Work to be completed: Read the data below line by line and state how many lines hold "seed". Nothing else belongs in the answer.

[Source records]
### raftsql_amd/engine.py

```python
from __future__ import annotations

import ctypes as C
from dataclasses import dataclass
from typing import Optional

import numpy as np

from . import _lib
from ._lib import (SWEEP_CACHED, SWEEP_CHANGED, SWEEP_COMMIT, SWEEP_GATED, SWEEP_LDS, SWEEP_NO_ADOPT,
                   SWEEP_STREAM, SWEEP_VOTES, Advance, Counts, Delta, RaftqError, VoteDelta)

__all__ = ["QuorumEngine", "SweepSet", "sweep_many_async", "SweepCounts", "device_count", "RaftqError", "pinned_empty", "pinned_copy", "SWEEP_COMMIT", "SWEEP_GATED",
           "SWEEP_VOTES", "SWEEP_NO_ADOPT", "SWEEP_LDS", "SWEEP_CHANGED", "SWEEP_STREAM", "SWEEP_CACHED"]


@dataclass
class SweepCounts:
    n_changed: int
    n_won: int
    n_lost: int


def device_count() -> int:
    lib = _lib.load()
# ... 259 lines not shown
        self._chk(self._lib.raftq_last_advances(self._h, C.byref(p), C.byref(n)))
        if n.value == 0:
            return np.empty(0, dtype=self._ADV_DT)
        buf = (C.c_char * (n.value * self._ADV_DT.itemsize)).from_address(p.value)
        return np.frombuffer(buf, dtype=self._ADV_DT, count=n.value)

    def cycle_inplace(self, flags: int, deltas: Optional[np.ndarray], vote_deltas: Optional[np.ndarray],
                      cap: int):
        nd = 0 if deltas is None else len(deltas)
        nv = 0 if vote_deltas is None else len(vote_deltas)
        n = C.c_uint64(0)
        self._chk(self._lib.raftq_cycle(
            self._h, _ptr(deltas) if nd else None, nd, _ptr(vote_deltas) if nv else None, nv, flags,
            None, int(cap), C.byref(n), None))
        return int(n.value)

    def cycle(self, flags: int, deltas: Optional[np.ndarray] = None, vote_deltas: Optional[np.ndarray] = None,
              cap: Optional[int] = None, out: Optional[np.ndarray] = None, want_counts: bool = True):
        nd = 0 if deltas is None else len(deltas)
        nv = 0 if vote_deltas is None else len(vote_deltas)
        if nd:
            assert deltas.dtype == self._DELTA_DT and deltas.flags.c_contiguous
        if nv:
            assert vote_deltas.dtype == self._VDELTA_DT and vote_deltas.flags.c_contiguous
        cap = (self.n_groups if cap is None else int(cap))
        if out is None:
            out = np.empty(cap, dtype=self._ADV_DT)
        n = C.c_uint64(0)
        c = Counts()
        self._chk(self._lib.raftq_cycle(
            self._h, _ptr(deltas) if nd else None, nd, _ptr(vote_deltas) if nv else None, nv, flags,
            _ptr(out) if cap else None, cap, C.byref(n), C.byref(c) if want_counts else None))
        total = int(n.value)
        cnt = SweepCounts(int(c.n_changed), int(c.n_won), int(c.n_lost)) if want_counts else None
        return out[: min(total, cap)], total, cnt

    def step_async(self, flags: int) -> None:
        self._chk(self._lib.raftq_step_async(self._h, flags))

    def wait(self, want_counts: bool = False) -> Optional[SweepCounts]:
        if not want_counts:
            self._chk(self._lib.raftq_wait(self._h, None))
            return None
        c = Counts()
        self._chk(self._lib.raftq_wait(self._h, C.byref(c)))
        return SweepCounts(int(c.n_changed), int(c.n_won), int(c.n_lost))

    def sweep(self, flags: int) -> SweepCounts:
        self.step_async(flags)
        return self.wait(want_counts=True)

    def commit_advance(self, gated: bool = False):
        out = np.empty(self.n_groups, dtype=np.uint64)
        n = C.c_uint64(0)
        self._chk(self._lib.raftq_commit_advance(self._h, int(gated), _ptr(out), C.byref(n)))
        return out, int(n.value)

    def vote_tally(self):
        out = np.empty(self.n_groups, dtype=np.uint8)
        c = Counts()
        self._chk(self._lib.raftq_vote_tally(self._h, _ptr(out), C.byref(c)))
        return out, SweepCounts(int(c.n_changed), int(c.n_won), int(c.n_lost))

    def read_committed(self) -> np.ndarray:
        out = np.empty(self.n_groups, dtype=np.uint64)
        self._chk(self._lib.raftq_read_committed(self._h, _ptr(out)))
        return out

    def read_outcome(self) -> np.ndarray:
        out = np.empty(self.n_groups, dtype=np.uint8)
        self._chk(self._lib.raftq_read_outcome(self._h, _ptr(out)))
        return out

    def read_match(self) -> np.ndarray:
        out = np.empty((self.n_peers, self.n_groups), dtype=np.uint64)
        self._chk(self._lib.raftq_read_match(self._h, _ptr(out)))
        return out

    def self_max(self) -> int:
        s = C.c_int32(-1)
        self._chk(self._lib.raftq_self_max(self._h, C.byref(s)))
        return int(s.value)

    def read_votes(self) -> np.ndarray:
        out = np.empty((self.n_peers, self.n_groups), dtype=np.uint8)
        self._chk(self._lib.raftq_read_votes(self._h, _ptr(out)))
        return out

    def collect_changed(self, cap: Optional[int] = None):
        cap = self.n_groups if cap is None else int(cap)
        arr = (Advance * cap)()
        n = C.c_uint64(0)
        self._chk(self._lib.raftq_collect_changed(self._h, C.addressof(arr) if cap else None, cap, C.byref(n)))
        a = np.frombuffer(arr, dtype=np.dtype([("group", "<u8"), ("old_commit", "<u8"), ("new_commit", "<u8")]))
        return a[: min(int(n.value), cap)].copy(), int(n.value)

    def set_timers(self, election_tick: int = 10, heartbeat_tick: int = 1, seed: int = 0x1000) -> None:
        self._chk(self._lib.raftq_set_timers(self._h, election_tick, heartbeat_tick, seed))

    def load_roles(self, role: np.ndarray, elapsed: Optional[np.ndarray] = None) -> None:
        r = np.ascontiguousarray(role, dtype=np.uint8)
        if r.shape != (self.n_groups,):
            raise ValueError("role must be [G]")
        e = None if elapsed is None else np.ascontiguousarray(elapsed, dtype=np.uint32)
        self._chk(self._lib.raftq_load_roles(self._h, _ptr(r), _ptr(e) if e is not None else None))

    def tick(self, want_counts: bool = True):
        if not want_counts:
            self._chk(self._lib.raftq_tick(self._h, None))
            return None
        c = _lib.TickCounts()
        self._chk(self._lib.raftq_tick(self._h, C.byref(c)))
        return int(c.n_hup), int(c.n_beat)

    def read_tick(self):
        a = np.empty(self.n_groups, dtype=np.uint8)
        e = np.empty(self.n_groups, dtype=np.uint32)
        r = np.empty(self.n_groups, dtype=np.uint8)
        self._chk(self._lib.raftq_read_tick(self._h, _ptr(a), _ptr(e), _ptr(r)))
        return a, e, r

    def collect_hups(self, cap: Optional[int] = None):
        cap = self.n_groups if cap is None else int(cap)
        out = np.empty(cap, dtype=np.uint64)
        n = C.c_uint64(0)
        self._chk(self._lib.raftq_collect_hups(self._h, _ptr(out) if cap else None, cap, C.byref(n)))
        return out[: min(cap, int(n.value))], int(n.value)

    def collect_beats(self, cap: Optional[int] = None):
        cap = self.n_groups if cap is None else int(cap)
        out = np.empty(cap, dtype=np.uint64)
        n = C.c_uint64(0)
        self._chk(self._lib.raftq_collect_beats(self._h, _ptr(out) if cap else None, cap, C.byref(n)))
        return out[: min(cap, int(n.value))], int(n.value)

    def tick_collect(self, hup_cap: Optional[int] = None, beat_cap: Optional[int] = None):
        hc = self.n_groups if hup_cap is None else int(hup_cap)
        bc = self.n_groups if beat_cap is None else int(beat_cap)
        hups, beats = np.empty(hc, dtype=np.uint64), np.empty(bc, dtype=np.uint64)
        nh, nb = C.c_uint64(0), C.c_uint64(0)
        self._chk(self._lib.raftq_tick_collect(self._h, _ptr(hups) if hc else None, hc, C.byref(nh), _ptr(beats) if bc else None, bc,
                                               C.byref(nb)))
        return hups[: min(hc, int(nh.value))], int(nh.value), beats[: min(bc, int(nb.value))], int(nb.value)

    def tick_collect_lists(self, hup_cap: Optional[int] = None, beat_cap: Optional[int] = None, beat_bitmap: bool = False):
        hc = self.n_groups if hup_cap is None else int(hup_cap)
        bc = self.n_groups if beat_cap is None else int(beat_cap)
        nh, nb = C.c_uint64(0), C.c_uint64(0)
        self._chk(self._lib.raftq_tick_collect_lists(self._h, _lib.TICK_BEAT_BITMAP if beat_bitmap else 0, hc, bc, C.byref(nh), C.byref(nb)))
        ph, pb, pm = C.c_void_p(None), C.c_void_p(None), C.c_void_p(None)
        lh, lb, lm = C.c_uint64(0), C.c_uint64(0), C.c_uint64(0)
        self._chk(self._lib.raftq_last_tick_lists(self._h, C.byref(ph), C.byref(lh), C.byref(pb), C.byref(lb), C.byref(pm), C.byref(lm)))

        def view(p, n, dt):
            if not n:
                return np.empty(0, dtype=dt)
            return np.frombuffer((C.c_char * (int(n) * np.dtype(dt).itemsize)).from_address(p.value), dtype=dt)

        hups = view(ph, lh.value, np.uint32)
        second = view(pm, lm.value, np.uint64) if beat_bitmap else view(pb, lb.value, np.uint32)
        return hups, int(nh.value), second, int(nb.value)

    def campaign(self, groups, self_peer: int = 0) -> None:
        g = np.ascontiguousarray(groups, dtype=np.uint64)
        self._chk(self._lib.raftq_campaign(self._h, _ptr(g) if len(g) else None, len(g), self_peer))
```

Solution below: 2